With the standard 13 inch tires, there's not a lot of cornering grip. The tires will howl if you take a turn a bit too fast. It's also rather easy to break the tires loose on pavement. I've barked the tires more than once without trying to do so.

Leg room is sufficient, but shoulder room is a bit lacking if you're built like a football player. Leg room in the rear seat is skimpy, if the front seat is back more than half way, you practically half to sit crossways on the rear seat if you don't want to be squeezed.

The car has a quite large turning radius. This makes it awkward to wiggle in tight parking lots. The power steering works flawlessly, and isn't feather light, like some larger Ford cars. It has a bit of weight to it, but still doesn't offer very much road feel. A true sporty car shouldn't have power steering, but it wouldn't be very easy to live with if it didn't.

The driver's seat has a quite useless adjustable lumbar support feature. You turn a knob, and it adjusts one of the seat cushions to provide extra lumbar support. This isn't very effective. The driver's seat also has a slightly more useful bottom cushion adjustment to make it tilt up or down by a small amount.

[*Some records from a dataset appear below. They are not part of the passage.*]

# TUM-PIK-ESM/Terrarium.jl

Measured on AMD Instinct MI355X. Metric: column-steps/sec, higher is better.
Workload: dtype f64

## Files before the change

### terrarium.jl_amd/csrc/terrarium_hip.hip

```cpp
#include "trm_host.hpp"

#include <dlfcn.h>

using namespace trm;
using namespace trmh;

namespace {
thread_local std::string g_create_error;
}

namespace trmh {
int fail(trm_ctx* ctx, int code, const std::string& msg) {
    if (ctx) ctx->err = msg;
    else g_create_error = msg;
    return code;
}
}

namespace {

template <class NF> struct HostGrid {
    std::vector<NF> zF, zC, dzc, rdzc, rdzf, dzf, psiz;
    NF dzf_bot, dzf_top;
    void build(int Nz, const double* thickness) {
// ... 443 lines not shown
            for (const auto& a : c->averages) {
                if (a.field != f) continue;
                if (b.count == ACC_BATCH) return fail(c, TRM_EUNSUPPORTED, "more than 32 accumulators of fields that share a field");
                AccumEntry& e = b.e[b.count++];
                e.src = c->d_acc_partial[sl];
                e.sum = a.d_sum;
                e.n = (long long)field_elems(c, f);
                e.pitch = is_3d(f) ? c->Nzp : 1;
                e.nz = is_3d(f) ? c->Nz : 1;
                e.src_double = 1;
            }
        }
        int rc = TRM_OK;
        by_bool(P::richards(c), [&](auto RICH) { rc = ColumnAccumLaunch<NF, RICH()>::run(c, dt, finalize, nsteps, aa); });
        if (!rc) rc = AverageLaunch<NF>::accumulate(c, b);
        if (rc) return rc;
        for (auto& a : c->averages) {
            if (a.field < 0) continue;
            for (int j = 0; j < nsteps; ++j) a.window += dt;
            a.steps += nsteps;
        }
        return TRM_OK;
    }
    template <int PROG> static int fused_prologue(trm_ctx* c, double dt, int nsteps) {
        if (PROG == PROG_MULTI && !c->series.empty()) return U::upload_series_rows(c, dt, nsteps);
        int rc = U::update_inputs(c, c->state, c->time);
        if (!rc && PROG == PROG_HEUN) rc = U::update_inputs(c, c->stage, c->time + dt);
        return rc;
    }
    template <int PROG> static int step_launch(trm_ctx* c, const StepPlan& plan, double dt, int fin, int nsteps) {
        if (plan.route == ROUTE_SURFACE_IN_LAUNCH) return std::is_same<NF, float>::value ? PackedLaunch::step_land(c, dt, fin) : FrontLaunch::run(c, plan, dt, fin, PROG == PROG_HEUN);
        if (plan.route == ROUTE_ACCUM_IN_LAUNCH) return multi_program_accum(c, dt, fin, nsteps);
        if (plan.route == ROUTE_LEVELS) return levels_launch<NF>(c, PROG, P::generic_bcs(c), dt, fin, nsteps);
        if (plan.route == ROUTE_PACKED) return PackedLaunch::step(c, dt, fin);
        if (plan.route == ROUTE_GENERIC) return PROG == PROG_HEUN ? GenericLaunch<NF>::heun(c, dt, fin) : GenericLaunch<NF>::step(c, dt, fin);
        int rc = TRM_OK;
        by_bool(P::richards(c), [&](auto RICH) { rc = ColumnLaunch<NF, RICH(), PROG>::run(c, plan, dt, fin, nsteps); });
        return rc;
    }
    static int fused_epilogue(trm_ctx* c, int rc, double dt, int fin, bool accumulate = true, bool deferred = false, bool psi_step = false) {
        if (!rc) c->closure_consistent = true;
        c->psi_consistent = !rc && psi_step;
        if (!rc) c->closure_deferred = deferred;
        if (!rc && accumulate) rc = accumulate_after(c, dt);
        c->tend_valid = fin != 0;
        c->top_valid = c->params.seb != 0 && !rc && tops_current(c);
        if (rc || !fin) return rc;
        if (P::coupled(c)) return V::surface_veg(c, c->state, true, false, 0.0);
        return c->params.seb ? U::surface(c, c->state, true) : TRM_OK;
    }
    template <int PROG> static int fused_launch(trm_ctx* c, double dt, int fin, int nsteps = 1, bool not_last = false, bool* interior = nullptr) {
        int rc = fused_prologue<PROG>(c, dt, nsteps);
        const StepPlan plan = P::plan_step(c, PROG, not_last, interior && *interior);
        const bool in_launch = plan.route == ROUTE_SURFACE_IN_LAUNCH, accum = plan.route == ROUTE_ACCUM_IN_LAUNCH;
        const bool surface_reads_fields = c->params.seb && !in_launch && !(c->top_valid && c->d_top3);
        if (!rc && c->closure_deferred && (surface_reads_fields || !plan.derives_unread)) rc = flush_closure(c);
        if (PROG != PROG_EULER && plan.check_entry && !rc) rc = fail(c, TRM_EINVAL, "trm_step: an interior launch must be followed by a ForwardEuler launch");
        if (!rc && plan.refusal) rc = fail(c, TRM_EINVAL, plan.refusal);
        if (!rc && PROG != PROG_MULTI && P::coupled(c)) rc = V::surface_veg(c, c->state, true, true, dt, c->opt_write_kf != 0);
        else if (!rc && PROG != PROG_MULTI && c->params.seb && !in_launch) rc = U::surface(c, c->state, true);
        if (!rc) rc = step_launch<PROG>(c, plan, dt, fin, nsteps);
        if (!rc && plan.psi_form == PSI_INTERIOR) c->interior_launches += 1;
        if (!rc && interior) *interior = plan.psi_form == PSI_INTERIOR;
        return fused_epilogue(c, rc, dt, fin, !accum, !plan.store_closure, plan.psi_step);
    }
    static bool interleave_now(trm_ctx* c, int steps_left) {
        if (c->opt_pipeline == 0 || steps_left < 2 || averaging(c) || !c->params.seb || !P::richards(c) || P::coupled(c) || c->part_n[1] <= 0) return false;
        if (!c->series.empty() || P::generic_bcs(c) || c->Nz > 64) return false;
        if (std::is_same<NF, float>::value && !P::packed_path(c)) return false;
        return c->opt_pipeline == 1;
    }
    static int land_steps_interleaved(trm_ctx* c, double dt, int nsteps, int finalize) {
        const bool top0 = c->top_valid, cc0 = c->closure_consistent;
        int rc = flush_closure(c);
        if (rc) return rc;
        {
            PartScope scope(c, 0);
            c->top_valid = top0;
            rc = U::surface(c, c->state, true);
        }
        for (int n = 0; n < nsteps && !rc; ++n) {
            const int fin = (finalize && n == nsteps - 1) ? 1 : 0;
            const bool tops = (n == 0) ? top0 : tops_current(c);
            c->closure_consistent = (n == 0) ? cc0 : true;
            rc = LandLaunch<NF>::run(c, 0, 1, dt, fin, tops);
            if (rc) break;
            if (n < nsteps - 1) {
                rc = LandLaunch<NF>::run(c, 1, 0, dt, 0, tops_current(c));
            } else {
                PartScope scope(c, 1);
                rc = step_launch<PROG_EULER>(c, P::plan_step(c, PROG_EULER, false, false), dt, fin, 1);
            }
            tick(c, dt, 1);
        }
        return fused_epilogue(c, rc, dt, finalize);
    }
    static int steps_per_launch_now(trm_ctx* c) {
        return !program_applies(c) ? 1 : (c->opt_steps_per_launch > 0 ? c->opt_steps_per_launch : P::auto_steps_per_launch(c));
    }
    static int step(trm_ctx* c, double dt, int nsteps, int finalize) {
        if (c->veg_mode == TRM_VEGETATION_STANDALONE) return veg_step(c, dt, nsteps, finalize, false);
        if (c->opt_kernel != TRM_KERNEL_FUSED || P::levels_per_lane(c) == 0)
            if (int rf = flush_closure(c)) return rf;
        const bool fused = c->opt_kernel == TRM_KERNEL_FUSED && P::levels_per_lane(c) > 0;
        const bool program_ok = program_applies(c);
        const bool avg = averaging(c), avg_in_launch = avg && program_ok && averages_in_launch(c);
        const int spl = (avg && !avg_in_launch) ? 1 : steps_per_launch_now(c);
        int n = 0, rc = TRM_OK;
        bool behind_interior = false;
        while (n < nsteps && !rc) {
            int m = std::min(spl, nsteps - n);
            const int fin = (finalize && n + m == nsteps) ? 1 : 0;
            if (!fused) {
                rc = U::update_inputs(c, c->state, c->time);
                c->top_valid = false;
                c->tend_valid = true;
                if (!rc) rc = unfused_step(c, dt, fin);
                if (!rc) c->closure_consistent = true;
                c->psi_consistent = false;
            } else if (m > 1 || (program_ok && single_step_program(c))) {
                rc = fused_launch<PROG_MULTI>(c, dt, fin, m, false, &behind_interior);
            } else if (interleave_now(c, nsteps - n)) {
                m = nsteps - n;
                rc = land_steps_interleaved(c, dt, m, finalize);
                n += m;
                continue;
            } else {
                rc = fused_launch<PROG_EULER>(c, dt, fin, 1, n + m < nsteps && !fin, &behind_interior);
            }
            if (rc) break;
            tick(c, dt, m);
            n += m;
        }
        if (behind_interior) {
            c->psi_consistent = false;
            const std::string err = c->err;
            if (!flush_closure(c) && !U::closure_hydrology(c, c->state, true, false)) (void)U::hydraulics(c, c->state);
            c->err = err;
            if (!rc) rc = fail(c, TRM_EINVAL, "trm_step: the call ended on an interior launch");
        }
        return rc;
    }

    static int copy_state_to_stage(trm_ctx* c, bool everything = false) {
        for (int f = 0; f < TRM_FIELD_COUNT; ++f) {
            if (!c->state.f[f] || !c->stage.f[f]) continue;
            if (f == TRM_FIELD_VWC_FORCING && c->stage_vwc_own) continue;
            const bool needed = everything || !is_3d(f) || f == TRM_FIELD_INTERNAL_ENERGY || f == TRM_FIELD_SATURATION_WATER_ICE ||
                                f == TRM_FIELD_TEND_INTERNAL_ENERGY || f == TRM_FIELD_TEND_SATURATION_WATER_ICE;
            if (needed) TRM_HIP(c, hipMemcpyAsync(c->stage.f[f], c->state.f[f], field_elems(c, f) * sizeof(NF), hipMemcpyDeviceToDevice, c->stream));
        }
        if (everything && c->state.kf_top && c->stage.kf_top)
            TRM_HIP(c, hipMemcpyAsync(c->stage.kf_top, c->state.kf_top, (size_t)c->Nh * sizeof(NF), hipMemcpyDeviceToDevice, c->stream));
        return TRM_OK;
    }
    static int heun_step_coupled_fused(trm_ctx* c, double dt, int finalize) {
        int rc = fused_prologue<PROG_HEUN>(c, dt, 1);
        if (!rc) rc = flush_closure(c);
        if (rc) return fused_epilogue(c, rc, dt, finalize);
        const VegView<NF> vs = P::veg_view(c, c->state);
        VegView<NF> vg = P::veg_view(c, c->stage);
        View<NF> sv = cached_view<NF>(c, c->stage);
        auto fed = [&](int field) {
            for (const auto& sr : c->series) if (!sr.is_bc && sr.field == field) return true;
            return false;
// ... 89 lines not shown
        c->closure_consistent = true;
        c->psi_consistent = false;
        c->last_program = TRM_PROGRAM_UNFUSED;
        int rc = heun_predict(c, dt);
        if (!rc) rc = heun_correct(c, dt, finalize);
        return rc;
    }
};
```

Would you buy another car from this manufacturer? Yes

Review Date: 28th June, 2005

28th Jun 2005, 10:21

You would have been better off taking all the money you have put into this one and buying a decent example to begin with. You can put a lot of money into a rusty old car, and you will still have... a rusty old car.

29th Jun 2005, 09:05

I'm the author or the review and I'm 25. Secondly, I've barely put 100 bucks into the car so far for repairs, 10 bucks the the plate steel, 25 for MIG welder wire, 20 for arc welder rods, and 30 for miscellaneous items. My dad did thw work for me, so I saved a lot on labor costs. Now, let me tell you about that front crossmember. The original crossmember as it comes from the factory is made of a thin sheet metal. The metal that was used to rebuild the cross member is plate steel, one-eighth on an inch thick. If you know anything about metal working, you would know that 1/8" plate steel is much thicker and much stronger than thin sheet metal. so I would, without hesitation, say that the rebuilt piece is at least twice as strong as the one that was there originally.